Please show all lines of the records that include "mask".

*** Opening of Records for the exercise ***

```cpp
int launch_l2conv(const BlockConvArgs& a, hipStream_t s, bool x3) {
  using namespace l2c;
  SAD_REQUIRE(a.KH == 3 && a.KW == 3 && a.stride == 1 && a.pad == 1 && !a.pool_out,
              "variant 41/42: 3x3/s1/p1, no pool");
  SAD_REQUIRE(!a.st_part || (!x3 && !a.in1 && !a.res && !a.relu && a.st_rows),
              "variant 41 statistics: the plain bf16 raw conv (no shortcut / residual / ReLU), st_rows set");
  if (x3) {
    SAD_REQUIRE(!a.in1 && a.Cin == 128 && a.Cout == 64 && a.H % 16 == 0 && a.W % 16 == 0 && a.Ho == a.H &&
                    a.Wo == a.W && a.wt_ld >= 9 * 128 && a.wt_ld % 8 == 0 && a.in0_pstride % 64 == 0 &&
                    a.in0_pstride >= 128 && a.out_pstride % 64 == 0 && a.out_pstride >= 128 &&
                    (!a.res || (a.res_pstride % 64 == 0 && a.res_pstride >= 128)) && a.out,
                "variant 42: split-bf16 64 -> 64 logical 3x3/s1/p1 (layer1), 16 x 16 tiles");
    const int64_t tiles = (int64_t)a.N * (a.H / 16) * (a.W / 16);
    if (tiles == 0) return SAD_OK;
    const int64_t g = std::min<int64_t>(tiles, 256);
    BlockConvArgs b = a;
    b.out_bytes = ((int64_t)a.N * a.H * a.W - 1) * a.out_pstride * 2 + 256;
    SAD_REQUIRE(b.out_bytes < (1ll << 31) - 65536, "variant 42: output passes the 32-bit buffer range");
    static bool attr[2] = {false, false};
    const void* kfn = a.res ? (const void*)l2conv_kernel<true, false, true> : (const void*)l2conv_kernel<false, false, true>;
    const int smem = (a.res ? SMEM_RES : OFF_RES) + TAIL;
    if (!attr[a.res ? 1 : 0]) {
      SAD_CHECK_HIP(hipFuncSetAttribute(kfn, hipFuncAttributeMaxDynamicSharedMemorySize, smem));
      attr[a.res ? 1 : 0] = true;
    }
    if (a.res)
      hipLaunchKernelGGL((l2conv_kernel<true, false, true>), dim3((unsigned)g), dim3(256), smem, s, b);
    else
      hipLaunchKernelGGL((l2conv_kernel<false, false, true>), dim3((unsigned)g), dim3(256), smem, s, b);
    SAD_CHECK_HIP(hipGetLastError());
    return SAD_OK;
  }
  SAD_REQUIRE(!a.in1 || (!a.res && a.Cin1 == 64 && a.ss1 == 2 && a.H1 == 2 * a.H && a.W1 == 2 * a.W &&
                         a.in1_pstride % 8 == 0 && a.wt_ld >= 9 * 128 + 64),
              "variant 41: the shortcut is a 1x1/2 downsample of a 64-channel input at twice the size");
  SAD_REQUIRE(a.Cin == 128 && a.Cout == 128, "variant 41: Cin = Cout = 128");
  SAD_REQUIRE(a.H % 16 == 0 && a.W % 16 == 0 && a.Ho == a.H && a.Wo == a.W, "variant 41: image must tile by 16 x 16");
  SAD_REQUIRE(a.wt_ld >= 9 * 128 && a.wt_ld % 8 == 0, "variant 41: weight rows");
  SAD_REQUIRE(a.in0_pstride % 8 == 0 && a.out_pstride % 8 == 0 && (!a.res || a.res_pstride % 8 == 0) &&
                  a.in0_pstride >= 128 && a.out_pstride >= 128 && (!a.res || a.res_pstride >= 128),
              "variant 41: 16-B aligned pixel strides");
  SAD_REQUIRE(a.out, "null output");
  const int64_t tiles = (int64_t)a.N * (a.H / 16) * (a.W / 16);
  if (tiles == 0) return SAD_OK;
  const int64_t g = std::min<int64_t>(tiles, 256);
  BlockConvArgs b = a;
  b.out_bytes = ((int64_t)a.N * a.H * a.W - 1) * a.out_pstride * 2 + 256;
  SAD_REQUIRE(b.out_bytes < (1ll << 31) - 65536, "variant 41: output passes the 32-bit buffer range");
  auto go = [&](auto kern, int smem, bool& attr) {
    if (!attr) {
      SAD_CHECK_HIP(hipFuncSetAttribute((const void*)kern, hipFuncAttributeMaxDynamicSharedMemorySize, smem));
      attr = true;
    }
    hipLaunchKernelGGL(kern, dim3((unsigned)g), dim3(256), smem, s, b);
    return SAD_OK;
  };
  static bool attr[7] = {};
  int rc;
  if (a.st_part) {
    rc = go(l2conv_kernel<false, false, false, true>, OFF_RES + TAIL, attr[6]);
    if (rc == SAD_OK) *a.st_rows = (int)g;
  } else if (a.res) {
    rc = a.ablate ? go(l2conv_ablate_kernel<true, false>, SMEM_RES + TAIL, attr[3])
                  : go(l2conv_kernel<true, false>, SMEM_RES + TAIL, attr[0]);
  } else if (a.in1) {
    rc = a.ablate ? go(l2conv_ablate_kernel<false, true>, SMEM_RES + TAIL, attr[4])
                  : go(l2conv_kernel<false, true>, SMEM_RES + TAIL, attr[1]);
  } else {
    rc = a.ablate ? go(l2conv_ablate_kernel<false, false>, OFF_RES + TAIL, attr[5])
                  : go(l2conv_kernel<false, false>, OFF_RES + TAIL, attr[2]);
  }
  if (rc != SAD_OK) return rc;
  SAD_CHECK_HIP(hipGetLastError());
  return SAD_OK;
}

}
```

synthetic-audio-detection_amd/csrc/l2s2conv.hip:

```cpp
#include "common.hpp"
#include "igemm.hpp"
#include "kernels.hpp"
#include "rwconv.hpp"

namespace sad {

namespace l2s {
constexpr int NW = 4;
constexpr int PRR = 17, PCW = 33;
constexpr int NEV = 9;
constexpr int PXB = 128;
constexpr int ROWB = PCW * PXB;
constexpr int ODDC = 17 * PXB;
constexpr int NPX = PRR * PCW;
constexpr int NDP = (NPX * PXB + 1023) / 1024;
constexpr int PATCH = NDP * 1024;
constexpr int QP = (NDP + NW - 1) / NW;
constexpr int OFF_BIAS = 2 * PATCH;
constexpr int SMEM = OFF_BIAS + 512;
constexpr int NS = 18;
constexpr int TP = 8;
constexpr int NUC = 9 * 2 * TP;
constexpr int DQ = 8;
constexpr int PDIV = 8;
constexpr int BAD = 0x7FFFFFF0;
constexpr uint64_t KEY = 0x7929284ef1797ull;
static_assert(SMEM <= 160 * 1024, "LDS budget");
static_assert(NUC / PDIV >= QP, "pieces fit the chunk's units");
static_assert(NW - 1 + NW * (QP - 2) < NDP, "only the last piece index can pass the patch");
static_assert(8 * ROWB + ODDC + 16 * PXB <= 65535, "fragment offsets are ds_read immediates");
}

__device__ __forceinline__ int l2s_key(int x) { return (int)((l2s::KEY >> (3 * x)) & 7); }

template <bool ST = false>
__global__ __launch_bounds__(256, 1) void l2s2conv_kernel(BlockConvArgs a) {
  using namespace l2s;
  const int ab = a.ablate;
  extern __shared__ __attribute__((aligned(16))) char smem[];
  const int tid = threadIdx.x, lane = tid & 63;
  const int wave = __builtin_amdgcn_readfirstlane(tid >> 6);
  const int fr = lane & 15, fg = lane >> 4;
  const int cw = wave * 32;
  const int w = xcd_remap(blockIdx.x, gridDim.x);
  const int tiles_x = a.Wo / 16, tiles_img = tiles_x * (a.Ho / 16);
  const int tiles_p = a.N * tiles_img;
  const int tp_begin = (int)((int64_t)w * tiles_p / gridDim.x), tp_end = (int)((int64_t)(w + 1) * tiles_p / gridDim.x);
  if (tp_begin >= tp_end) {
    if constexpr (ST) a.st_part[(int64_t)w * 256 + tid] = 0.f;
    return;
  }

  const __amdgpu_buffer_rsrc_t rx =
      __builtin_amdgcn_make_buffer_rsrc((void*)a.in0, (short)0, (int)a.in0_bytes, 0x00020000);
  const __amdgpu_buffer_rsrc_t ro =
      __builtin_amdgcn_make_buffer_rsrc((void*)a.out, (short)0, (int)a.out_bytes, 0x00020000);
  const unsigned lds0 = (unsigned)(uintptr_t)(__attribute__((address_space(3))) char*)smem;
  const int ps = (int)a.in0_pstride * 2;

  struct TileO {
    int base, b, oy0, ox0;
  };
  auto tile_o = [&](int t) __attribute__((always_inline)) {
    const int b = t / tiles_img, rem = t - b * tiles_img;
    const int ty = rem / tiles_x;
    TileO o;
    o.b = b;
    o.oy0 = ty * 16;
    o.ox0 = (rem - ty * tiles_x) * 16;
    o.base = ((b * a.H + 2 * o.oy0) * a.W + 2 * o.ox0) * ps;
    return o;
  };
  int prel[QP];
#pragma unroll
  for (int k = 0; k < QP; ++k) {
    const int u = 8 * (wave + NW * k) + (lane >> 3);
    const int r = (u * 1986) >> 16;
    const int cu = u - PCW * r;
    const int Y = r < NEV ? 2 * r : 2 * (r - NEV) + 1;
    const bool odd = cu >= 17;
    const int xp = odd ? cu - 17 : cu;
    const int X = 2 * xp + (odd ? 1 : 0);
    const int c = (lane & 7) ^ l2s_key(xp);
    prel[k] = (((Y - 1) * a.W + (X - 1)) * ps + (c << 4)) | (Y == 0 ? 1 : 0) | (X == 0 ? 2 : 0) | (u >= NPX ? 4 : 0);
  }
  const int hstep = 16 * a.W * ps;
  auto issue_piece = [&](int k, const TileO& o, int h) __attribute__((always_inline)) {
    const int q = wave + NW * k;
    if (k == QP - 1 && q >= NDP) return;
    const int mask = 4 | (h == 0 && o.oy0 == 0 ? 1 : 0) | (o.ox0 == 0 ? 2 : 0);
    const int e = prel[k];
    const int off = o.base + h * hstep + (e & ~15);
    dma16_m0(rx, (e & mask) ? BAD : off, lds0 + h * PATCH + q * 1024);
  };

  l1b_v4 wr[2][NS];
#pragma unroll
  for (int i = 0; i < 2; ++i)
#pragma unroll
    for (int s = 0; s < NS; ++s)
      wr[i][s] = *(const l1b_v4*)((const u16*)a.wt + (size_t)(cw + 16 * i + fr) * a.wt_ld + (s >> 1) * 64 +
                                  (s & 1) * 32 + fg * 8);
  if (tid < 32) *(float4*)(smem + OFF_BIAS + 16 * tid) = *(const float4*)(a.bias + 4 * tid);
  auto biasv = [&](int i) __attribute__((always_inline)) {
    return *(const f32x4*)(smem + OFF_BIAS + (cw + 16 * i + fg * 4) * 4);
  };
  {
    const TileO o0 = tile_o(tp_begin);
#pragma unroll
    for (int k = 0; k < QP; ++k) issue_piece(k, o0, 0);
  }
  asm volatile("s_waitcnt vmcnt(0)" ::: "memory");
  __syncthreads();
  f32x4 acc[2][TP];
#pragma unroll
  for (int i = 0; i < 2; ++i) {
    const f32x4 b0 = biasv(i);
#pragma unroll
    for (int j = 0; j < TP; ++j) acc[i][j] = b0;
  }

  int L[3][2];
#pragma unroll
  for (int kx = 0; kx < 3; ++kx) {
    const int xp = fr + (kx == 2 ? 1 : 0);
    const int key = l2s_key(xp);
#pragma unroll
    for (int kh = 0; kh < 2; ++kh) L[kx][kh] = (kx == 1 ? ODDC : 0) + xp * PXB + (((4 * kh + fg) ^ key) << 4);
  }

  float st_s[2][4] = {}, st_q[2][4] = {};
  for (int t = tp_begin; t < tp_end; ++t) {
    const TileO o = tile_o(t);
    const TileO onext = tile_o(t + 1 < tp_end ? t + 1 : t);
    const int frt = fr, fgt = fg;
    const int obase = ((o.b * a.Ho + o.oy0) * a.Wo + o.ox0) * (int)(a.out_pstride * 2);

    l1b_for<2>([&](auto hc) __attribute__((always_inline)) {
      constexpr int h = decltype(hc)::value;
      asm volatile("s_waitcnt vmcnt(8)" ::: "memory");
      __builtin_amdgcn_s_barrier();
      asm volatile("" ::: "memory");
      int B[3][2][2];
#pragma unroll
      for (int kx = 0; kx < 3; ++kx)
#pragma unroll
        for (int kh = 0; kh < 2; ++kh)
#pragma unroll
          for (int p = 0; p < 2; ++p) B[kx][kh][p] = L[kx][kh] + h * PATCH + p * NEV * ROWB;
      auto rd = [&](auto uc) __attribute__((always_inline)) -> uint4 {
        constexpr int u = decltype(uc)::value;
        constexpr int tap = u / 16, ky = tap / 3, kx = tap % 3, kh = (u / 8) & 1, j = u % 8;
        constexpr int p = ky == 1 ? 1 : 0, row = ky == 1 ? j : j + ky / 2;
        return *(const uint4*)(smem + B[kx][kh][p] + row * ROWB);
      };
      uint4 bq[DQ];
      l1b_for<DQ>([&](auto uc) __attribute__((always_inline)) { bq[decltype(uc)::value] = rd(uc); });
      l1b_for<NUC>([&](auto uc) __attribute__((always_inline)) {
        constexpr int u = decltype(uc)::value;
        constexpr int s = 2 * (u / 16) + ((u / 8) & 1), j = u % 8;
        const uint4 bf = bq[u % DQ];
        if constexpr (u + DQ < NUC) bq[u % DQ] = rd(std::integral_constant<int, u + DQ>{});
        if constexpr (u % PDIV == 0 && u / PDIV < QP) {
          if (ab & 32) {
          } else if constexpr (h == 0)
            issue_piece(u / PDIV, o, 1);
          else
            issue_piece(u / PDIV, onext, 0);
        }
        l1b_mfma_a(acc[0][j], wr[0][s], bf);
        l1b_mfma_a(acc[1][j], wr[1][s], bf);
      });
      __builtin_amdgcn_sched_barrier(0);
      asm volatile("s_nop 11" ::: "memory");
      __builtin_amdgcn_sched_barrier(0);

#pragma unroll
      for (int j = 0; j < TP; j += 2) {
#pragma unroll
        for (int i = 0; i < 2; ++i) {
          const f32x4 v0 = acc[i][j], v1 = acc[i][j + 1];
          if constexpr (ST) {
#pragma unroll
            for (int e = 0; e < 4; ++e) {
              st_s[i][e] += v0[e];
              st_s[i][e] += v1[e];
              st_q[i][e] = fmaf(v0[e], v0[e], st_q[i][e]);
              st_q[i][e] = fmaf(v1[e], v1[e], st_q[i][e]);
            }
          }
          uint32_t q[4] = {l1b_pk(v0[0], v0[1]), l1b_pk(v0[2], v0[3]), l1b_pk(v1[0], v1[1]), l1b_pk(v1[2], v1[3])};
          if (a.relu)
#pragma unroll
            for (int e = 0; e < 4; ++e) q[e] = l1b_relu2(q[e]);
#pragma unroll
          for (int e = 0; e < 2; ++e) {
            const auto r = __builtin_amdgcn_permlane16_swap(q[e], q[e + 2], false, false);
            q[e] = r[0];
            q[e + 2] = r[1];
          }
          const int px = (8 * h + j + (fgt & 1)) * a.Wo + frt;
          const int co = cw + 16 * i + (fgt >> 1) * 8;
          if (!(ab & 8))
            __builtin_amdgcn_raw_buffer_store_b128(__builtin_bit_cast(l1b_v4, make_uint4(q[0], q[1], q[2], q[3])),
                                                   ro, px * (int)(a.out_pstride * 2) + co * 2, obase, 0);
          const f32x4 b0 = biasv(i);
          acc[i][j] = b0;
          acc[i][j + 1] = b0;
        }
      }
    });
  }
  if constexpr (ST) {
#pragma unroll
    for (int i = 0; i < 2; ++i)
#pragma unroll
      for (int e = 0; e < 4; ++e)
#pragma unroll
        for (int off = 1; off < 16; off <<= 1) {
          st_s[i][e] += __shfl_xor(st_s[i][e], off, 64);
          st_q[i][e] += __shfl_xor(st_q[i][e], off, 64);
        }
    if (fr == 0) {
#pragma unroll
      for (int i = 0; i < 2; ++i)
#pragma unroll
        for (int e = 0; e < 4; ++e) {
          const int c = cw + 16 * i + 4 * fg + e;
          a.st_part[(int64_t)w * 256 + c] = st_s[i][e];
          a.st_part[(int64_t)w * 256 + 128 + c] = st_q[i][e];
        }
    }
  }
  asm volatile("s_waitcnt vmcnt(0)" ::: "memory");
}
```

*** Close of Records for the exercise ***

_Task result_.
    const int mask = 4 | (h == 0 && o.oy0 == 0 ? 1 : 0) | (o.ox0 == 0 ? 2 : 0);
    dma16_m0(rx, (e & mask) ? BAD : off, lds0 + h * PATCH + q * 1024);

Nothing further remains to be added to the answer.